Woman’s shock find on lawn after moving to remote Tassie farm: ‘Almost human’

Internet sleuths were convinced the massive poo could not have come from an animal as suggested. But were they wrong?

Paddy Zakaria's farm on the Tasman Peninsula in Tasmania.
When Paddy Zakaria first moved to the farm it hadn't been lived in for several months and wildlife had taken over. Source: Supplied

Moving from Australia’s mainland to a remote corner of Tasmania has been quite an adjustment for Paddy Zakaria. The bird calls are different and the ground is alive with small scurrying marsupials she's yet to identify.

But it was the massive "almost human” poos dumped on her front lawn which were perhaps the biggest shock. They were so startling that Paddy pulled out her camera and snapped a few images of the mysterious dumps next to her gumboot for scale.

“There’s lots of poos everywhere because the house was empty for a while and all the wildlife moved in,” she told Yahoo News from her remote Tasman Peninsula farm.

“The reason they caught my attention is that they’re so huge, they’re massive. If you’d straightened it out it would have been a good 10 inches (24cm). The one next to it was a bit more squashy, almost like it had landed down on itself.”

After sharing an image of two of the poos to the Victorian Field Naturalists online forum, close to 500 people responded. Because they’d been excreted on top of a log and a piece of bark, many thought they’d been left by a wombat.

The poos on Paddy's farm (left) with her boot next to them for size. Square-shaped wombat poos (right)
The poos on Paddy's farm (left) were nothing like the cubed wombat poos she was familiar with. Source: Paddy Zakaria/Getty

Related: Tourists visiting Hobart warned to stay away from 700kg animal attraction

But others shot down this suggestion because of one simple assumption – everyone knows wombats drop cube-shaped poos. Wallabies, devils, dogs and human poo joggers were all put forward as theories.

Stumped by the mystery, a handful of respondents threw their hands in the air and suggested it could have been a legendary yowie – a humanlike creature that’s referenced in Indigenous stories and early Australian folklore.

When Paddy first saw the poos she was reminded of the terrible time she had when she lived in the Otways, close to Victoria’s famous Great Ocean Road. “People are pigs,” she said. “Unfortunately I’m very familiar with human poo.”

Living just 9 km from the sea, wayward tourists who were unable to find a toilet would often stop next to a thicket of trees near her front gate.

“It was absolutely disgusting. Sometimes buses would stop in my driveway, and a great mob of people would be coming out one at a time and leave stacks of toilet paper and tissues,” she said.
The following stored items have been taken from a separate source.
@@ -101,6 +101,97 @@
 #pragma unroll
     for (int r = 0; r < 4; ++r)
       acc[r] = buf_ld_once(rM, vM, (unsigned)(16 * ba + (16 * bb + 4 * r) * ldm) * 8u);
+  };
+  issue(0);
+  unsigned todo = my_tiles(0);
+  d4 nxt = d4{0.0, 0.0, 0.0, 0.0};
+  if (todo) load_m(__builtin_ctz(todo), nxt);
+  for (int p = 0; p < nph; ++p) {
+    asm volatile("s_waitcnt vmcnt(0)" ::: "memory");
+    __syncthreads();
+    const int jb0 = p * jbp;
+    const double* buf = sL + (p & 1) * bufsz;
+    bool fetch = p + 1 < nph;
+    while (todo) {
+      const int jl = __builtin_ctz(todo);
+      todo &= todo - 1;
+      const int jb = jb0 + jl;
+      d4 acc = -nxt;
+      if (fetch) { asm volatile("" : "+v"(acc[0]), "+v"(acc[1]), "+v"(acc[2]), "+v"(acc[3])); issue(p + 1); fetch = false; }
+      if (todo) load_m(jb0 + __builtin_ctz(todo), nxt);
+      const double* Bop = buf + jl * nb * 256 + lane;
+      if (jb <= w) {
+#pragma unroll
+        for (int mb = 0; mb < NBM; ++mb) {
+          if (mb < nb) {
+#pragma unroll
+            for (int r = 0; r < 4; ++r) acc = mfma(Bop[(mb * 4 + r) * 64], X[mb][r], acc);
+          }
+        }
+      } else {
+#pragma unroll
+        for (int mb = 0; mb < NBM; ++mb) {
+          if (mb < nb) {
+#pragma unroll
+            for (int r = 0; r < 4; ++r) acc = mfma(X[mb][r], Bop[(mb * 4 + r) * 64], acc);
+          }
+        }
+      }
+      const int ba = jb <= w ? w : jb, bbk = jb <= w ? jb : w;
+      const int a = 16 * ba + li, b = 16 * bbk + lg;
+#pragma unroll
+      for (int r = 0; r < 4; ++r) {
+        const int bb = b + 4 * r;
+        if (jb != w || a >= bb) {
+          const double v = NEG_OUT ? -acc[r] : acc[r];
+          buf_st_out(v, rO, vO, (unsigned)(16 * ba + (16 * bbk + 4 * r) * ldo) * 8u);
+          if (a != bb) buf_st_out(v, rO, vOt, (unsigned)(16 * bbk + 4 * r + 16 * ba * ldo) * 8u);
+        }
+      }
+    }
+    if (fetch) issue(p + 1);
+    todo = my_tiles(p + 1);
+    if (todo) load_m((p + 1) * jbp + __builtin_ctz(todo), nxt);
+  }
+}
+
+template <int NBM, int NWV>
+__device__ __forceinline__ void whitened_tiles_from_stash(d4 (&X)[NBM], double* sL, const double* __restrict__ Src, int ldsrc,
+                                                          double* __restrict__ Pio, int ldp, int nb, int nwl, int jbp, bool live,
+                                                          int w, int wave, int lane) {
+  const int li = lane & 15, lg = lane >> 4;
+  const int nph = (nwl + jbp - 1) / jbp;
+  const int bufsz = jbp * nb * 256;
+  const int gw = w / jbp;
+  auto issue = [&](int p) {
+    const int jb0 = p * jbp, nj = min(jbp, nwl - jb0);
+    double* buf = sL + (p & 1) * bufsz;
+    for (int q = wave; q < nj * 2 * nb; q += NWV) {
+      const int jl = q / (2 * nb), t = q - jl * 2 * nb;
+      const double* src = Src + (16 * (jb0 + jl) + 2 * (lane & 7)) + (long)(8 * t + (lane >> 3)) * ldsrc;
+      __builtin_amdgcn_global_load_lds((const __attribute__((address_space(1))) void*)src,
+                                       (__attribute__((address_space(3))) void*)(buf + jl * nb * 256 + t * 128), 16, 0, 0);
+    }
+  };
+  auto my_tiles = [&](int p) -> unsigned {
+    if (!live || p >= nph || gw > p) return 0u;
+    const int jb0 = p * jbp, nj = min(jbp, nwl - jb0);
+    if (gw < p) return (1u << nj) - 1u;
+    unsigned todo = 0;
+    for (int jl = 0; jl < nj; ++jl) {
+      int d = w - (jb0 + jl);
+      if (d < 0) d += nj;
+      if (2 * d < nj || (2 * d == nj && w > jb0 + jl)) todo |= 1u << jl;
+    }
+    return todo;
+  };
+  const __amdgpu_buffer_rsrc_t rP = buf_rsrc(Pio);
+  const unsigned vP = (unsigned)(li + lg * ldp) * 8u, vPt = (unsigned)(lg + li * ldp) * 8u;
+  auto load_m = [&](int jb, d4& acc) {
+    const int ba = jb <= w ? w : jb, bb = jb <= w ? jb : w;
+#pragma unroll
+    for (int r = 0; r < 4; ++r)
+      acc[r] = buf_ld_once(rP, vP, (unsigned)(16 * ba + (16 * bb + 4 * r) * ldp) * 8u);
   };
   issue(0);
   unsigned todo = my_tiles(0);
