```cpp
static int odom_launch_steps(lmono_ctx *c, lmono_scan_batch *b, const OdomView &o, int n_ch, int step_a, int step_b, int G, EvSet *es, int *ne)
{
    const int tile = c->opt[LMONO_OPT_CORR_TILE];
    hipStream_t st = c->stream;
    const int g_own = st == nullptr ? 1 : 0;
    const size_t wl_stride = (size_t)b->chains_cap * kMaxQueries + 1;
    auto kev = [&](int i) -> hipEvent_t {
        if (!es) return nullptr;
        while ((int)es->kev.size() <= i) { hipEvent_t e; if (hipEventCreate(&e) != hipSuccess) return nullptr; es->kev.push_back(e); }
        return es->kev[i];
    };
    GroupFork fork(c, G, g_own);
    int rc = fork.fork();
    if (rc) return rc;
    for (int step = step_a; step < step_b; step++) {
        for (int outer = 0; outer < 2; outer++) {
            for (int g = 0; g < G; g++) {
                hipStream_t sg = (G == 1 || g < g_own) ? st : c->gstream[g];
                OdomView og = o;
                og.chain0 = (int)((long long)g * n_ch / G); og.chain1 = (int)((long long)(g + 1) * n_ch / G);
                const int ng = og.chain1 - og.chain0;
                if (ng <= 0) continue;
                unsigned int *wlg = b->wl + g * wl_stride;
                hipEvent_t e0 = nullptr, e1 = nullptr, e2 = nullptr;
                if (g == 0 && es) { e0 = kev(*ne); e1 = kev(*ne + 1); e2 = kev(*ne + 2); }
                if (e0 && e1 && e2) (void)hipEventRecord(e0, sg);
                if (tile == 3) {
                    hipLaunchKernelGGL(k_corr_flat, dim3(8 * ((ng + 7) / 8) * kCfBlocks), dim3(kCfT), 0, sg, b->v, og, step, outer, wlg, c->opt[LMONO_OPT_DEFER_EVERY], c->stats_d);
                    hipLaunchKernelGGL(k_correspond_list, dim3(kListGrid), dim3(256), 0, sg, b->v, og, step, outer, (const unsigned int *)wlg, c->stats_d);
                }
#ifdef LMONO_DIAG_SEARCH
                else
                    hipLaunchKernelGGL(k_correspond, dim3(8 * ((ng + 7) / 8) * kCorrBlocks), dim3(256), 0, sg, b->v, og, step, outer);
#endif
                if (e0 && e1 && e2) (void)hipEventRecord(e1, sg);
                hipLaunchKernelGGL(k_lm_solve, dim3(ng), dim3(kLmT), kLmRecLds, sg, b->v, og, step, outer, tile ? wlg : (unsigned int *)nullptr);
                if (e0 && e1 && e2) { (void)hipEventRecord(e2, sg); *ne += 3; }
            }
        }
    }
    return fork.join();
}

static int odom_validate(lmono_ctx *c, lmono_scan_batch *b, OdomView o, bool ext, bool first_call, EvSet *es = nullptr, int *ne = nullptr)
{
    hipStream_t st = c->stream;
    const int n_chains = o.n_chains;
    lmono_boundary_report &R = b->brep;
    if (first_call) {
        R = lmono_boundary_report{};
        R.n_chains = n_chains; R.tol = o.tol;
        b->resid_h.assign(n_chains, 0.0); b->rerun_h.assign(n_chains, 0);
    }
    if (!b->rep_ev[0]) for (auto &e : b->rep_ev) HIP_TRY(c, hipEventCreate(&e));
    HIP_TRY(c, hipEventRecord(b->rep_ev[0], st));
    int max_len = 0;
    for (int ch = 0; ch < n_chains; ch++) { int s, e; chain_bounds(o.first, o.n_scans, n_chains, ch, s, e); max_len = e - s > max_len ? e - s : max_len; }
    const int tile = c->opt[LMONO_OPT_CORR_TILE];
    std::vector<int> rs((size_t)n_chains * 4);
    const int max_rounds = n_chains + 1;
    int still_flagged = 0;
    for (int round = 0; round <= max_rounds; round++) {
        const bool very_first = first_call && round == 0;
        hipLaunchKernelGGL(k_boundary_check, dim3(1), dim3(256), 0, st, o, very_first ? b->resid_d : (double *)nullptr, very_first ? 1 : 0, ext ? 1 : 0);
        unsigned int cnt[2] = { 0, 0 };
        HIP_TRY(c, hipMemcpyAsync(cnt, b->rcount, sizeof(cnt), hipMemcpyDeviceToHost, st));
        if (very_first) HIP_TRY(c, hipMemcpyAsync(b->resid_h.data(), b->resid_d, sizeof(double) * n_chains, hipMemcpyDeviceToHost, st));
        HIP_TRY(c, hipStreamSynchronize(st));
        if (very_first) {
            for (int ch = 0; ch < n_chains; ch++) R.max_resid = b->resid_h[ch] > R.max_resid ? b->resid_h[ch] : R.max_resid;
            if (R.max_resid >= 1e299) { c->err = "odometry: a chain boundary holds a NaN increment (a scan pair without a usable solution)"; return LMONO_ESCAN; }
        }
        const int nf = (int)cnt[0];
        still_flagged = nf;
        if (nf == 0 || round == max_rounds) break;
        R.flagged += nf; R.rounds += 1;
        OdomView orp = o;
        orp.repair = 1; orp.clist = (const int *)(b->rcount + 2); orp.lead_full = -1;
        const int G = odom_groups(c, nf);
        if (tile) for (int g = 0; g < G; g++) HIP_TRY(c, hipMemsetAsync(b->wl + g * ((size_t)b->chains_cap * kMaxQueries + 1), 0, sizeof(unsigned int), st));
        int done = 0, chunk = 3;
        while (done < max_len) {
            const int upto = done + chunk < max_len ? done + chunk : max_len;
            orp.step0 = 0;
            int rc = odom_launch_steps(c, b, orp, nf, done, upto, G, es, ne);
            if (rc) return rc;
            done = upto;
            HIP_TRY(c, hipMemcpyAsync(cnt, b->rcount, sizeof(cnt), hipMemcpyDeviceToHost, st));
            HIP_TRY(c, hipStreamSynchronize(st));
            if (cnt[1] == 0) break;
            chunk = chunk < 8 ? chunk * 2 : 8;
        }
    }
    HIP_TRY(c, hipEventRecord(b->rep_ev[1], st));
    HIP_TRY(c, hipMemcpyAsync(rs.data(), b->rstat, sizeof(int) * 4 * n_chains, hipMemcpyDeviceToHost, st));
    HIP_TRY(c, hipStreamSynchronize(st));
    float ms = 0.f;
    if (hipEventElapsedTime(&ms, b->rep_ev[0], b->rep_ev[1]) == hipSuccess) R.repair_ms += ms;
    R.pairs_rerun = 0; R.chains_rerun = 0;
    R.unresolved = still_flagged;
    for (int ch = 0; ch < n_chains; ch++) {
        b->rerun_h[ch] = rs[ch * 4 + 1];
        R.pairs_rerun += rs[ch * 4 + 1]; R.chains_rerun += rs[ch * 4 + 3] > 0 ? 1 : 0;
    }
    return check_launch(c, "boundary validation");
}

static OdomView odom_view(lmono_ctx *c, lmono_scan_batch *b, int n_chains, int lead, int first)
{
    OdomView o{};
    o.n_scans = b->n_scans; o.n_chains = n_chains; o.lead = lead; o.first = first; o.fixed_k = -1; o.chain0 = 0; o.chain1 = n_chains;
    o.lead_full = c->opt[LMONO_OPT_CORR_TILE] == 3 ? c->opt[LMONO_OPT_LEAD_FULL] : -1;
    o.state = b->state; o.corr = b->corr; o.incr = b->incr; o.lm_info = b->lm_info; o.crec = b->crec; o.seed = b->seed;
    o.ws = b->ws; o.repair = 0; o.step0 = 0; o.clist = nullptr; o.rstat = b->rstat; o.rcount = b->rcount;
    o.tol = 1e-9 * (double)c->opt[LMONO_OPT_BOUNDARY_TOL];
    return o;
}

static int odom_run(lmono_ctx *c, lmono_scan_batch *b, int n_chains, int lead, int first, double *incr_d, double *poses_d, bool want_poses, bool validate = true)
{
    if (!c || !b || !b->registered || lead < 0 || first < 0 || first >= b->n_scans) return LMONO_EINVAL;
    const int n = b->n_scans;
    if (n_chains < 1) n_chains = 1;
    if (n_chains > n - first) n_chains = n - first;
    HIP_TRY(c, hipSetDevice(c->device));
    int rc = ensure_odom_ws(c, b, n_chains);
    if (rc) return rc;
    OdomView o = odom_view(c, b, n_chains, lead, first);
    b->last_chains = n_chains; b->last_lead = lead; b->last_first = first;
    int max_steps = 0;
    for (int ch = 0; ch < n_chains; ch++) {
        int s, e;
        chain_bounds(first, n, n_chains, ch, s, e);
        const int begin = s - lead > 0 ? s - lead : 0;
        const int steps = e - begin - 1;
        max_steps = steps > max_steps ? steps : max_steps;
    }
    hipStream_t st = c->stream;
    if (c->n_sets == 0 || c->sets[c->n_sets - 1].odom) c->ev = c->next_set();
    if (!c->ev) { c->err = "hipEventCreate failed"; return LMONO_ENODEV; }
    c->sets[c->n_sets - 1].odom = true;
    HIP_TRY(c, hipEventRecord(c->ev[8], st));
    const int ninit = n > n_chains ? n : n_chains;
    hipLaunchKernelGGL(k_odom_init, dim3((ninit + 255) / 256), dim3(256), 0, st, o);
    const int tile = c->opt[LMONO_OPT_CORR_TILE];
    if (tile != 3) { rc = ensure_grid(c, b); if (rc) return rc; }
    const int G = odom_groups(c, n_chains);
    if (tile) for (int g = 0; g < G; g++) HIP_TRY(c, hipMemsetAsync(b->wl + g * ((size_t)b->chains_cap * kMaxQueries + 1), 0, sizeof(unsigned int), st));
    EvSet &es = c->sets[c->n_sets - 1];
    int ne = 0;
    if (c->opt[LMONO_OPT_LEAD_SEED] > 0 && n_chains > 2 && lead >= 3 && max_steps > 1 && o.ws) {
        rc = odom_launch_steps(c, b, o, n_chains, 0, 1, G, &es, &ne);
        if (rc) return rc;
        hipLaunchKernelGGL(k_lead_seed_median, dim3((n_chains + 255) / 256), dim3(256), 0, st, o);
        hipLaunchKernelGGL(k_lead_seed_apply, dim3((n_chains + 255) / 256), dim3(256), 0, st, o);
        rc = odom_launch_steps(c, b, o, n_chains, 1, max_steps, G, &es, &ne);
    } else
        rc = odom_launch_steps(c, b, o, n_chains, 0, max_steps, G, &es, &ne);
    if (rc) return rc;
    es.n_kev = ne;
    b->brep = lmono_boundary_report{};
    b->brep.n_chains = n_chains;
    b->resid_h.assign((size_t)n_chains, 0.0); b->rerun_h.assign((size_t)n_chains, 0);
    b->validation_pending = !validate;
    if (validate && o.tol > 0.0 && n_chains > 1) { rc = odom_validate(c, b, o, false, true); if (rc) return rc; }
    if (want_poses) hipLaunchKernelGGL(k_pose_prefix, dim3(1), dim3(64), 0, st, (const double *)b->incr, b->poses, first, n);
// ... 250 lines not shown
```

### lmono_amd/csrc/lmono_hip.hip

```cpp
#include "line_index.hip"
#include "frontend.hip"
#include "trust_region.hpp"
#include "odometry.hip"
#include "corr_flat.hip"
#include "mapping.hip"
#include "ba.hip"
#include "ba_solve.hip"
#include "feat.hip"
#include "marg.hip"

#include <string>
#include <vector>
#include <thread>
#include <mutex>
#include <condition_variable>
#include <atomic>
#include <functional>
#include <memory>
#include <chrono>
#include <algorithm>
#include <cstdio>
#include <cstring>


using namespace lmono;

struct EvSet { hipEvent_t e[10]; bool reg = false, odom = false; std::vector<hipEvent_t> kev; int n_kev = 0; };

#include "host_workers.hpp"
#include "dev_owner.hpp"

struct MapPlanScratch {
    struct Run { int ind, at, len; };
    std::vector<char> is_valid; std::vector<int> add, fill, cand; std::vector<int64_t> cat_off; std::vector<Run> runs;
    MapPlanScratch() : is_valid((size_t)lmono::kMdCubes, 0), add((size_t)lmono::kMdCubes, 0), fill((size_t)lmono::kMdCubes, 0), cat_off((size_t)lmono::kMdCubes, -1) {}
};

struct lmono_ctx {
    int device = 0;
    hipStream_t stream = nullptr;
    std::string err;
    std::vector<EvSet> sets;
    int n_sets = 0;
    hipEvent_t *ev = nullptr;
    int opt[LMONO_OPT_COUNT] = { 3, 0, 4, -1, 1000, 0, 0 };
    hipStream_t gstream[8] = { nullptr, nullptr, nullptr, nullptr, nullptr, nullptr, nullptr, nullptr };
    hipEvent_t gev[9] = { nullptr, nullptr, nullptr, nullptr, nullptr, nullptr, nullptr, nullptr, nullptr };
    unsigned long long *stats_d = nullptr;
    hipStream_t copy_stream = nullptr;
    hipStream_t own_stream = nullptr;
    bool odom_prio = false, many_queues = false;
    struct Chunk { char *base; size_t cap; };
    std::vector<Chunk> arena;
    size_t arena_chunk = 0, arena_off = 0;
    int n_cu = 0;
    int map_budget = 0;
    int cluster_budget = 0;
    char *stage = nullptr;
    size_t stage_cap = 0;
    std::vector<void *> stage_all;
    std::vector<MapPlanScratch> plan_scratch;
    std::unique_ptr<HostWorkers> workers;

    hipEvent_t *next_set()
    {
        constexpr int kMaxSets = 1024;
        if (n_sets == (int)sets.size()) {
            if (n_sets >= kMaxSets) { sets[n_sets - 1].reg = sets[n_sets - 1].odom = false; return sets[n_sets - 1].e; }
            EvSet s;
            for (auto &e : s.e) if (hipEventCreate(&e) != hipSuccess) return nullptr;
            sets.push_back(s);
        }
        sets[n_sets].reg = sets[n_sets].odom = false;
        sets[n_sets].n_kev = 0;
        return sets[n_sets++].e;
    }
};
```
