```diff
+#define SG_COUNT_BELOW4(R, W, D)                                                                               \
+    do {                                                                                                       \
+        unsigned long long m0_, m1_, m2_, m3_;                                                                 \
+        asm volatile("v_cmp_lt_u32_e64 %1, %5, %9\n\tv_cmp_lt_u32_e64 %2, %6, %9\n\t"                          \
+                     "v_cmp_lt_u32_e64 %3, %7, %9\n\tv_cmp_lt_u32_e64 %4, %8, %9\n\t"                          \
+                     "v_addc_co_u32_e64 %0, %1, 0, %0, %1\n\tv_addc_co_u32_e64 %0, %2, 0, %0, %2\n\t"          \
+                     "v_addc_co_u32_e64 %0, %3, 0, %0, %3\n\tv_addc_co_u32_e64 %0, %4, 0, %0, %4"              \
+                     : "+v"(R), "=&s"(m0_), "=&s"(m1_), "=&s"(m2_), "=&s"(m3_)                                 \
+                     : "v"((W).x), "v"((W).y), "v"((W).z), "v"((W).w), "v"(D));                                \
+    } while (0)
+
+#define SG_RANKSORT_LDS (SG_RANKSORT_MAX * (2 * 8 + 4))
 __device__ __forceinline__ void sg_sort_short_list_wave(const uint64_t *__restrict__ src, int n, uint64_t *__restrict__ s, int lane)
 {
     if (n <= SG_RANKSORT_MAX) {
         uint64_t *tmp = s + SG_RANKSORT_MAX;
-        uint64_t key0 = 0, key1 = 0;
+        uint32_t *dw = (uint32_t *)(s + 2 * SG_RANKSORT_MAX);
+        uint64_t key0 = ~0ull, key1 = ~0ull;
         if (lane < n) { key0 = src[lane]; tmp[lane] = key0; }
         if (lane + 64 < n) { key1 = src[lane + 64]; tmp[lane + 64] = key1; }
+#ifdef SG_SORT_ABLATE
+        if (lane < n) s[lane] = key0;
+        if (lane + 64 < n) s[lane + 64] = key1;
         __builtin_amdgcn_s_waitcnt(0xC07F);
         __builtin_amdgcn_wave_barrier();
-        int rank0 = 0, rank1 = 0, j = 0;
+        return;
+#endif
+        dw[lane] = (uint32_t)(key0 >> 32); dw[lane + 64] = (uint32_t)(key1 >> 32);
+        __builtin_amdgcn_s_waitcnt(0xC07F);
+        __builtin_amdgcn_wave_barrier();
+        uint32_t rank0 = 0, rank1 = 0;
+        const uint32_t d0 = (uint32_t)(key0 >> 32), d1 = (uint32_t)(key1 >> 32);
         if (n <= 64) {
-            for (; j + 2 <= n; j += 2) {
-                const ulonglong2 kk = *(const ulonglong2 *)(tmp + j);
-                rank0 += (kk.x < key0) + (kk.y < key0);
+            for (int t = 0; t < n; t += 16) {
+                const uint4 w0 = *(const uint4 *)(dw + t), w1 = *(const uint4 *)(dw + t + 4), w2 = *(const uint4 *)(dw + t + 8), w3 = *(const uint4 *)(dw + t + 12);
+                SG_COUNT_BELOW4(rank0, w0, d0); SG_COUNT_BELOW4(rank0, w1, d0); SG_COUNT_BELOW4(rank0, w2, d0); SG_COUNT_BELOW4(rank0, w3, d0);
             }
-            if (j < n) rank0 += tmp[j] < key0;
         } else {
-            for (; j + 2 <= n; j += 2) {
-                const ulonglong2 kk = *(const ulonglong2 *)(tmp + j);
-                rank0 += (kk.x < key0) + (kk.y < key0);
-                rank1 += (kk.x < key1) + (kk.y < key1);
+            for (int t = 0; t < n; t += 16) {
+                const uint4 w0 = *(const uint4 *)(dw + t), w1 = *(const uint4 *)(dw + t + 4), w2 = *(const uint4 *)(dw + t + 8), w3 = *(const uint4 *)(dw + t + 12);
+                SG_COUNT_BELOW4(rank0, w0, d0); SG_COUNT_BELOW4(rank1, w0, d1); SG_COUNT_BELOW4(rank0, w1, d0); SG_COUNT_BELOW4(rank1, w1, d1);
+                SG_COUNT_BELOW4(rank0, w2, d0); SG_COUNT_BELOW4(rank1, w2, d1); SG_COUNT_BELOW4(rank0, w3, d0); SG_COUNT_BELOW4(rank1, w3, d1);
             }
-            if (j < n) { const uint64_t k = tmp[j]; rank0 += k < key0; rank1 += k < key1; }
         }
+        if (lane < n) s[rank0] = key0;
+        if (lane + 64 < n) s[rank1] = key1;
+        __builtin_amdgcn_s_waitcnt(0xC07F);
+        __builtin_amdgcn_wave_barrier();
+        if (__ballot((lane < n && s[rank0] != key0) | (lane + 64 < n && s[rank1] != key1)) == 0ull) return;
+        __builtin_amdgcn_wave_barrier();
+        rank0 = 0; rank1 = 0;
+        int j = 0;
+        for (; j + 2 <= n; j += 2) {
+            const ulonglong2 kk = *(const ulonglong2 *)(tmp + j);
+            rank0 += (kk.x < key0) + (kk.y < key0);
+            rank1 += (kk.x < key1) + (kk.y < key1);
+        }
+        if (j < n) { const uint64_t k = tmp[j]; rank0 += k < key0; rank1 += k < key1; }
         if (lane < n) s[rank0] = key0;
         if (lane + 64 < n) s[rank1] = key1;
         __builtin_amdgcn_s_waitcnt(0xC07F);
```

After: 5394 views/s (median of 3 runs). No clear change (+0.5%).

After careful inspection, it quickly became clear the poos on Paddy’s Tasmanian lawn were not human. Pulling them apart, it was clear the animal that left them behind had a plant-based fibrous diet.

Squashed up wombat poos on a log in Tasmania.
Once the poos were broken apart it was possible to see they came from a plant-eating animal. Source: Paddy Zakaria

Yahoo sent several of Paddy’s photos to biologist Nick Mooney who has expertise in Tasmania's unique ecology, particularly thylacines and devils.

His answer quickly settled on a wombat as being the most likely culprit and busted a myth about their poos always being cubed-shaped. He explained cubes are only left by individuals leaving “territorial flags”. The flat-surfaced shape prevents them from rolling off sticks and stones and onto the ground where they might be destroyed by dung beetles.

Truth is they (like us) produce a wide range even with the same diet — obvious "even in captivity,” Mooney said in an email.

“I guess they also suffer minor intestinal upsets with a sudden change say to fine, green food after a rain or dispersing.”